TASK DIRECTIONS >> Find and copy the lines in the records beneath this task that contain the word "nullptr".
-----
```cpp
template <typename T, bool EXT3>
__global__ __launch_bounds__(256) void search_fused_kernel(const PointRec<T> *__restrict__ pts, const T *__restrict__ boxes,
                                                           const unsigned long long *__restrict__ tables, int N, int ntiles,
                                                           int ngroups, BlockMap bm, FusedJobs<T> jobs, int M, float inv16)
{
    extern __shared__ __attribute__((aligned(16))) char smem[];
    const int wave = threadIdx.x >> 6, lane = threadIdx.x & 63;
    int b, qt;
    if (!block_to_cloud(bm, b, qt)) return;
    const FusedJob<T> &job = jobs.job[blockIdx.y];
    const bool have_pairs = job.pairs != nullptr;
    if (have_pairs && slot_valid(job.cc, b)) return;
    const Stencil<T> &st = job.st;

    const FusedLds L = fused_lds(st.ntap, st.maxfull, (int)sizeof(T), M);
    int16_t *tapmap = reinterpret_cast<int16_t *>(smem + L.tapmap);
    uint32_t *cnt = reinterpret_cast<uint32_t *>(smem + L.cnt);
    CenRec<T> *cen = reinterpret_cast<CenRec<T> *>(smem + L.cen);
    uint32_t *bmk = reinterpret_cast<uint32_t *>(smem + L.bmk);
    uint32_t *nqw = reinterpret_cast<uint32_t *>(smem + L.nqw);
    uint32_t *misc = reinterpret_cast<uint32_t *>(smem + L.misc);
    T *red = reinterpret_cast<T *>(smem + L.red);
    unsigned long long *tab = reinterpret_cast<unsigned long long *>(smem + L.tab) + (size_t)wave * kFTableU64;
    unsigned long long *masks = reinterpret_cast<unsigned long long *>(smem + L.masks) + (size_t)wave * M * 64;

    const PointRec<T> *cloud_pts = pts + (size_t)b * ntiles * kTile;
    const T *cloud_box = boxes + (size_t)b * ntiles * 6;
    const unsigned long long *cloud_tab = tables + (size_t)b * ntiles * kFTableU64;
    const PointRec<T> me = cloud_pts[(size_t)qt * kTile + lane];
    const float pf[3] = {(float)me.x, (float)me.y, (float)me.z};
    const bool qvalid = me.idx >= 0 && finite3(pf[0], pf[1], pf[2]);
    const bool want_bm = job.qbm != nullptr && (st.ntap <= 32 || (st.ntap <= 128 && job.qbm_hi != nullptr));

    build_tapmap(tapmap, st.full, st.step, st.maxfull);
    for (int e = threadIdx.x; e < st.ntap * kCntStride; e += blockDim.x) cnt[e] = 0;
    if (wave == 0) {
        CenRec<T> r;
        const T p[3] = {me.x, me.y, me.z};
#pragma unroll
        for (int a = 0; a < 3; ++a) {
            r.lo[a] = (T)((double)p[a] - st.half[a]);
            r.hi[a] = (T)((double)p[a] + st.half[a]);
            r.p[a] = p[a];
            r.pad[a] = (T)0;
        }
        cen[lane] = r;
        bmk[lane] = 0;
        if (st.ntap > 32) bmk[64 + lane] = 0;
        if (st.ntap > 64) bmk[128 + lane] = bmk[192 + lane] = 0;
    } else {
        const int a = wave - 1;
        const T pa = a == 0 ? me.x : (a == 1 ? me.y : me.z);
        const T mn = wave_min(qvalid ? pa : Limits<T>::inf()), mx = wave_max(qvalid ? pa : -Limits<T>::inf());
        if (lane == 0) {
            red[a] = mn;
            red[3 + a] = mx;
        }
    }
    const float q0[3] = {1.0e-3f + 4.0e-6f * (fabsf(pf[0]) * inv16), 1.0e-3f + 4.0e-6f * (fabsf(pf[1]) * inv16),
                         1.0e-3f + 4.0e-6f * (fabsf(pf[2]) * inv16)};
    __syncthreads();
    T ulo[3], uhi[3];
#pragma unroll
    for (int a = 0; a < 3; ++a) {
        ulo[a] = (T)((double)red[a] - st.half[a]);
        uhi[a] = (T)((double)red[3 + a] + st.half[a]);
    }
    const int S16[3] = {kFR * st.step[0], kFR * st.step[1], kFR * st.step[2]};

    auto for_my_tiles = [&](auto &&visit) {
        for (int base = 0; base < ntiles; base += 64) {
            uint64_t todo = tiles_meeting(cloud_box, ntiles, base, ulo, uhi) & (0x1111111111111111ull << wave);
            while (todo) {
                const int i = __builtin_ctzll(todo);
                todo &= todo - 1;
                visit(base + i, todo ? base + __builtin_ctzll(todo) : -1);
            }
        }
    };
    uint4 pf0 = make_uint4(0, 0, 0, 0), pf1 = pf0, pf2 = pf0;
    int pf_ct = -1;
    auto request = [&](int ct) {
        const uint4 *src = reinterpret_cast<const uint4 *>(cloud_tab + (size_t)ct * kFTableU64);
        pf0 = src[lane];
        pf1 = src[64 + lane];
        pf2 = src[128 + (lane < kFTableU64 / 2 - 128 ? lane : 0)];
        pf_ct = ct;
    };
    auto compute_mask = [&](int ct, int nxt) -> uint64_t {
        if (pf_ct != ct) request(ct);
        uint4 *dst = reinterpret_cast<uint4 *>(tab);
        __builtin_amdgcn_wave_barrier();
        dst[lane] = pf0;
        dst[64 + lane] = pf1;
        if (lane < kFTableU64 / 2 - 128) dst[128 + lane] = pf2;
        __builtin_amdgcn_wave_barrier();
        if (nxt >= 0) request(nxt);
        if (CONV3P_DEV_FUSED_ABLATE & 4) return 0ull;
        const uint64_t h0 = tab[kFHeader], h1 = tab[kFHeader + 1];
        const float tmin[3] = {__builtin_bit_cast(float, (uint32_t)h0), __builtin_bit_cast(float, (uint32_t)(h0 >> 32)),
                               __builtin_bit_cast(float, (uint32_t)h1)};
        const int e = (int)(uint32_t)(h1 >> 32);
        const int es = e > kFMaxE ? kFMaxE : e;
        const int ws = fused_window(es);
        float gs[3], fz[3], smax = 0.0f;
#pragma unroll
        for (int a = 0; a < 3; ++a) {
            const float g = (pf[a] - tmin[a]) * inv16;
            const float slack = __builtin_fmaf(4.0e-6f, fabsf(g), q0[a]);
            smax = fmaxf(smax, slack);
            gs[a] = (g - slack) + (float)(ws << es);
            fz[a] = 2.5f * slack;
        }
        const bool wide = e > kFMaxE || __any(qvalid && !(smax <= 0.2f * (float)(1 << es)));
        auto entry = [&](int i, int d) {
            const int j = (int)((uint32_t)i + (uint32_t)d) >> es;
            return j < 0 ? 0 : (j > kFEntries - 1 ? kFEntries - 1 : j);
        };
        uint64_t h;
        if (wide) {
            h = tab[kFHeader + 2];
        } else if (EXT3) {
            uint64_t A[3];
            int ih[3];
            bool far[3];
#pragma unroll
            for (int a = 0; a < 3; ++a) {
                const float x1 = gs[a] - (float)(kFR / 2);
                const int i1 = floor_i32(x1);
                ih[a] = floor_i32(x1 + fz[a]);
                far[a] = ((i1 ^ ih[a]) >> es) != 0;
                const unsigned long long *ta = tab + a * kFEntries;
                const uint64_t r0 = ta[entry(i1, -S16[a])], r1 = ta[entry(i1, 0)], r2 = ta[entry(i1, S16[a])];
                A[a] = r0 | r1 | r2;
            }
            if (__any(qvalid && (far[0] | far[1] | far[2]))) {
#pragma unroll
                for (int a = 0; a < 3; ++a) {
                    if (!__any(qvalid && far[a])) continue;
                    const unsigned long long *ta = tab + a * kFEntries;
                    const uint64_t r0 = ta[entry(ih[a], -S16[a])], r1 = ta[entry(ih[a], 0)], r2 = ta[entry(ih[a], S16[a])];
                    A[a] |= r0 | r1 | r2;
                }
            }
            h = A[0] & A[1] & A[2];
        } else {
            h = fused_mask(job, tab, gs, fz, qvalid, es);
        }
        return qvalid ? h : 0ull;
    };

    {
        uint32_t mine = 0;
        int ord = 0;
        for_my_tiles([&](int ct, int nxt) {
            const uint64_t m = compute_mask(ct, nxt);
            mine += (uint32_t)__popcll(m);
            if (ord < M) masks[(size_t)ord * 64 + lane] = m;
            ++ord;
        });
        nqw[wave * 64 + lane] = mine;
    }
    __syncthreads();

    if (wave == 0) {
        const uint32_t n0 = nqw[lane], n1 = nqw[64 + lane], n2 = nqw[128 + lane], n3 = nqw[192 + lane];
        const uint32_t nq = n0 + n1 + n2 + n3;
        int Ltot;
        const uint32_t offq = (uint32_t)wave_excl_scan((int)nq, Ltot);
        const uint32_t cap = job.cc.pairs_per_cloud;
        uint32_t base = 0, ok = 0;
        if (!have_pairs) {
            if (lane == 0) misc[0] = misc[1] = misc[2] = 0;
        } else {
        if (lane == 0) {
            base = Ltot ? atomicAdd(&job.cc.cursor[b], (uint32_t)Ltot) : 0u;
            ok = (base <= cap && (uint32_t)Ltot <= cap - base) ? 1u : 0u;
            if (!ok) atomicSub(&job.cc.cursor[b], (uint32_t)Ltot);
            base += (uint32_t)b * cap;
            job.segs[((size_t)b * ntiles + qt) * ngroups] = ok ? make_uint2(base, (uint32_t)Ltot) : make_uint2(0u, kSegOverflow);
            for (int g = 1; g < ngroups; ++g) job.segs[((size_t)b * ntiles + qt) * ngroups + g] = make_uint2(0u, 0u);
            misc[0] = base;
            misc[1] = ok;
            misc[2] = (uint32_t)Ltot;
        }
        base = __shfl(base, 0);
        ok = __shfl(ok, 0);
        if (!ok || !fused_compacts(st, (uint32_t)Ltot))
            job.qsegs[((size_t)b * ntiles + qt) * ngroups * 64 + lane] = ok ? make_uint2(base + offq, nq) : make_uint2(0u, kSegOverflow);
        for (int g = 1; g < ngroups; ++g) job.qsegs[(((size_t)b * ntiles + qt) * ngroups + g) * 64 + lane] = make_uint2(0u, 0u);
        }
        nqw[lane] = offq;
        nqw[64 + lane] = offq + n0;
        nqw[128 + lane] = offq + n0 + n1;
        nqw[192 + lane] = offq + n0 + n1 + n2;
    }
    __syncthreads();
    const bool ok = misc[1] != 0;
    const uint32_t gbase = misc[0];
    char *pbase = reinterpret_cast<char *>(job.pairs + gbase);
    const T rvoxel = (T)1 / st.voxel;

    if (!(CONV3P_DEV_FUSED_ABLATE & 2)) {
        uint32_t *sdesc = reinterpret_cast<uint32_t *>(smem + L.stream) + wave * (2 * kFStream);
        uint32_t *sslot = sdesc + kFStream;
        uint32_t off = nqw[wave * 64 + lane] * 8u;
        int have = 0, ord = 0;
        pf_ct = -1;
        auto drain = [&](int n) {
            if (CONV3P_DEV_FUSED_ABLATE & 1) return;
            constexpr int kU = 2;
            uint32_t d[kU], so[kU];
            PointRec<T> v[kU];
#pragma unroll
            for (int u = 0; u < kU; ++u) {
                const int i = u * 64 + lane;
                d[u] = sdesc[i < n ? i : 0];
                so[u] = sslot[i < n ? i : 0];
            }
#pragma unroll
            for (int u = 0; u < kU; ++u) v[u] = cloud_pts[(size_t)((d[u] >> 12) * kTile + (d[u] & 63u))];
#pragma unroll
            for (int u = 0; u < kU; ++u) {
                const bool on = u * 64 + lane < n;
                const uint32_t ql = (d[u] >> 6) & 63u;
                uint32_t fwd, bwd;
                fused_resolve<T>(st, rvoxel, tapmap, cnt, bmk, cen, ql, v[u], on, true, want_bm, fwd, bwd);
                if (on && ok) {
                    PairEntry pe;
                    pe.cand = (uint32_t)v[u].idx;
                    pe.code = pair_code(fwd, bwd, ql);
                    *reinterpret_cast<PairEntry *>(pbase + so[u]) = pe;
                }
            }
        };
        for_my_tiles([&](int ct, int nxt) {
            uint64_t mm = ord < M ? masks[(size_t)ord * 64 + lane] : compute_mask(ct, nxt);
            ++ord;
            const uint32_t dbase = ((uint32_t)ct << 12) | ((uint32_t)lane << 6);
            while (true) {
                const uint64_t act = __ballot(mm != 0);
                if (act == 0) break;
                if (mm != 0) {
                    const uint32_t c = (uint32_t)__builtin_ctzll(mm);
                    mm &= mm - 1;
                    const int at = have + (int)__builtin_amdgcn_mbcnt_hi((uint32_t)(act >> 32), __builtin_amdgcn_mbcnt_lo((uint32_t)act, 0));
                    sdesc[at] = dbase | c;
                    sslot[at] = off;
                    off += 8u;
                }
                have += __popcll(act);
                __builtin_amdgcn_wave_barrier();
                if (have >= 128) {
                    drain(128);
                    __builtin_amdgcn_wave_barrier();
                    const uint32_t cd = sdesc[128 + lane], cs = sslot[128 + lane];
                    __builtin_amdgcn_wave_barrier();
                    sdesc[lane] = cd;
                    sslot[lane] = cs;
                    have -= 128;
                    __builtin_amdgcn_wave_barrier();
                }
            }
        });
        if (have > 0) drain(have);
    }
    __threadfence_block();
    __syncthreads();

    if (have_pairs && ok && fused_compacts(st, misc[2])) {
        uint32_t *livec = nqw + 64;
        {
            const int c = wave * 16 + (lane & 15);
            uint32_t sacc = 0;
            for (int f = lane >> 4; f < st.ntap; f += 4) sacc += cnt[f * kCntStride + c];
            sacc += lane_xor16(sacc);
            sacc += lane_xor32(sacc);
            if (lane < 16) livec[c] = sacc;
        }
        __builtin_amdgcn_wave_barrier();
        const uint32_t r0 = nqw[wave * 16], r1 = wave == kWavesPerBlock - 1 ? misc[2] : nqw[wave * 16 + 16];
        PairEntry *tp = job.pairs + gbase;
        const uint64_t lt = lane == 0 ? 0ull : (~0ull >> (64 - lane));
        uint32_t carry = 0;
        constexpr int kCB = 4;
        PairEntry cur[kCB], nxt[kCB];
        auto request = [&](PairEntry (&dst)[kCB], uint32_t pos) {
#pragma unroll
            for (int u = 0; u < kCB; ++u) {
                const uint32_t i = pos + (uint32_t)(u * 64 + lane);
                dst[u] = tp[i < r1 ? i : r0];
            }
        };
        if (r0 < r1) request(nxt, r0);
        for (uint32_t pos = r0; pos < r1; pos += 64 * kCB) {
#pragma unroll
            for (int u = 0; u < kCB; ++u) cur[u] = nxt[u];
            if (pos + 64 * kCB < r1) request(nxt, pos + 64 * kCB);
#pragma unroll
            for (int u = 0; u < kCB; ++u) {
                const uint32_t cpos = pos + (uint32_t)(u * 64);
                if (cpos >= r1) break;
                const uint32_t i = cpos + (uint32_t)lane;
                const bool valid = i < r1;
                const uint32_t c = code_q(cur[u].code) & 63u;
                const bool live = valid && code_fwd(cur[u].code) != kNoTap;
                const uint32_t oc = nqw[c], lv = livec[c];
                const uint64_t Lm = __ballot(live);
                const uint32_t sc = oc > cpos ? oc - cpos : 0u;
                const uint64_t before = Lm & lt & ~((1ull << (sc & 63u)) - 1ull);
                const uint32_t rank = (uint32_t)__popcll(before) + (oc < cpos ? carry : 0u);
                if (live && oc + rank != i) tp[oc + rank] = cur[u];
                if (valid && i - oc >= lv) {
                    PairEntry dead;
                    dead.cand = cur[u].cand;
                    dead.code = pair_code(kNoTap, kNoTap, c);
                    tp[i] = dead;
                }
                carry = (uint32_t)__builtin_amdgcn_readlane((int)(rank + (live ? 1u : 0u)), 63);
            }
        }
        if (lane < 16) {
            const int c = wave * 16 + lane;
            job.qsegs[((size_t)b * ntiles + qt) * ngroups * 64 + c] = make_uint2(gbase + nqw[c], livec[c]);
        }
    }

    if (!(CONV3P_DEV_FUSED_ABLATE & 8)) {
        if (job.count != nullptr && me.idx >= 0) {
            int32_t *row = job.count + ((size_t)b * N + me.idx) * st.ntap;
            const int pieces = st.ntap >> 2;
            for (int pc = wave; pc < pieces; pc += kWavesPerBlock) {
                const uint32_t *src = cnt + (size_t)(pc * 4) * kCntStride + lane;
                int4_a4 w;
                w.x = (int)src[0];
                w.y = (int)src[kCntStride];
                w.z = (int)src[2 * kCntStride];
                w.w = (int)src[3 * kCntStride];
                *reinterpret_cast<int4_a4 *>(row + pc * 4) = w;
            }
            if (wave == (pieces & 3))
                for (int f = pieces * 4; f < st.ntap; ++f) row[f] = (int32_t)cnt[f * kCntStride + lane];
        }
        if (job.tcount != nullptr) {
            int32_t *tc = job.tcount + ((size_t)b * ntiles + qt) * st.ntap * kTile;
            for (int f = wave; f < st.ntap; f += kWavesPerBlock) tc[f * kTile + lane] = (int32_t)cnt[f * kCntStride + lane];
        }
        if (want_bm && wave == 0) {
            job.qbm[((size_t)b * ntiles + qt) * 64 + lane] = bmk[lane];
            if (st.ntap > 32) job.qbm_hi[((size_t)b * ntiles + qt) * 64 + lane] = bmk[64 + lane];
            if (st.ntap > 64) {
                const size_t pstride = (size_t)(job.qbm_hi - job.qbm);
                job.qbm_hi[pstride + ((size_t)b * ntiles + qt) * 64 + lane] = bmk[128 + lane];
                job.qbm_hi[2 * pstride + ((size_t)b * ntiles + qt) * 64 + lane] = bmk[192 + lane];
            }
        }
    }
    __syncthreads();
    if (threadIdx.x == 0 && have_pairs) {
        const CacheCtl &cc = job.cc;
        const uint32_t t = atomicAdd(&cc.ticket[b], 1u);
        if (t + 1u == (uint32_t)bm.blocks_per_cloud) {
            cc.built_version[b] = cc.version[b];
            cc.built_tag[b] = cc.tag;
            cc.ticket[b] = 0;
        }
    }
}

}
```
-----
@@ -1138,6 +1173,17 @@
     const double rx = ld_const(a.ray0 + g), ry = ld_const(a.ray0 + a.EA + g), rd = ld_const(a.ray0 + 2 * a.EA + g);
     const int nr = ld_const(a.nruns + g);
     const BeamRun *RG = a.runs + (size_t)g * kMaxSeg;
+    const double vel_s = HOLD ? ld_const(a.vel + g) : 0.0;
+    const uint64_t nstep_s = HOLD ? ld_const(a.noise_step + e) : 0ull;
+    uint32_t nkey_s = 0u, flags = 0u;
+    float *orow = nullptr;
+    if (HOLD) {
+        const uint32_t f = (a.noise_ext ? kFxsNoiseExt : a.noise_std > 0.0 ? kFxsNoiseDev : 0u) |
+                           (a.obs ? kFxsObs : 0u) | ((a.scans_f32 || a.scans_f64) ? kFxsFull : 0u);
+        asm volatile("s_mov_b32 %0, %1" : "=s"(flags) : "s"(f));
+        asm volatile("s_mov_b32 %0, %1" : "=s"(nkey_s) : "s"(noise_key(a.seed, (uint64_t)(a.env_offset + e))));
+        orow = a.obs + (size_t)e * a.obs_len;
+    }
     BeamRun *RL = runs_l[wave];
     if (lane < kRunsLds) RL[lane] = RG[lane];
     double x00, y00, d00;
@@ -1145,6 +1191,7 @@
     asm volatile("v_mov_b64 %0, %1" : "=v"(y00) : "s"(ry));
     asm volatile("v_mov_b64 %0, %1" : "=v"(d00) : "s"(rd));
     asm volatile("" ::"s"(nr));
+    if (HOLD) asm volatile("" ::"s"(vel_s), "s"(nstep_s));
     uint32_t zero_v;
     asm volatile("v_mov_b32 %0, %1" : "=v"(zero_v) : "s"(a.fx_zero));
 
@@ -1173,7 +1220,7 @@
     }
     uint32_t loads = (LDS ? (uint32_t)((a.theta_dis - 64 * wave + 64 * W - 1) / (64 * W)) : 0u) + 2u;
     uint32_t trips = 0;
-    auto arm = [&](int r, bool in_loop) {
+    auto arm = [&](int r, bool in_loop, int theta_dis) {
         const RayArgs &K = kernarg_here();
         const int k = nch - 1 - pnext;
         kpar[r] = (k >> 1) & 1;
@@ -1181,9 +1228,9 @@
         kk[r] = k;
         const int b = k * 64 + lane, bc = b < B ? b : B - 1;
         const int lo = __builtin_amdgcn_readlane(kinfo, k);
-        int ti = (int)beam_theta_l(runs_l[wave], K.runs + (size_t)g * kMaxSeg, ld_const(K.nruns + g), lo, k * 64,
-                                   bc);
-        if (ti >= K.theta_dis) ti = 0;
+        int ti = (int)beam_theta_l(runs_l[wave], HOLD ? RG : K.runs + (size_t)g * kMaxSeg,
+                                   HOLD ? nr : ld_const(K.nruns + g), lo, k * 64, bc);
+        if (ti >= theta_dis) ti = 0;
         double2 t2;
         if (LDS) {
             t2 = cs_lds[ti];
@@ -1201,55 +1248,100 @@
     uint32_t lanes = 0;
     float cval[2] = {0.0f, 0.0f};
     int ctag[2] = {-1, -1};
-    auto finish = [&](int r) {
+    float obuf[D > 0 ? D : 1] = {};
-----
COMPLETED EXERCISE >>
    const bool have_pairs = job.pairs != nullptr;
    const bool want_bm = job.qbm != nullptr && (st.ntap <= 32 || (st.ntap <= 128 && job.qbm_hi != nullptr));
        if (job.count != nullptr && me.idx >= 0) {
        if (job.tcount != nullptr) {
+    float *orow = nullptr;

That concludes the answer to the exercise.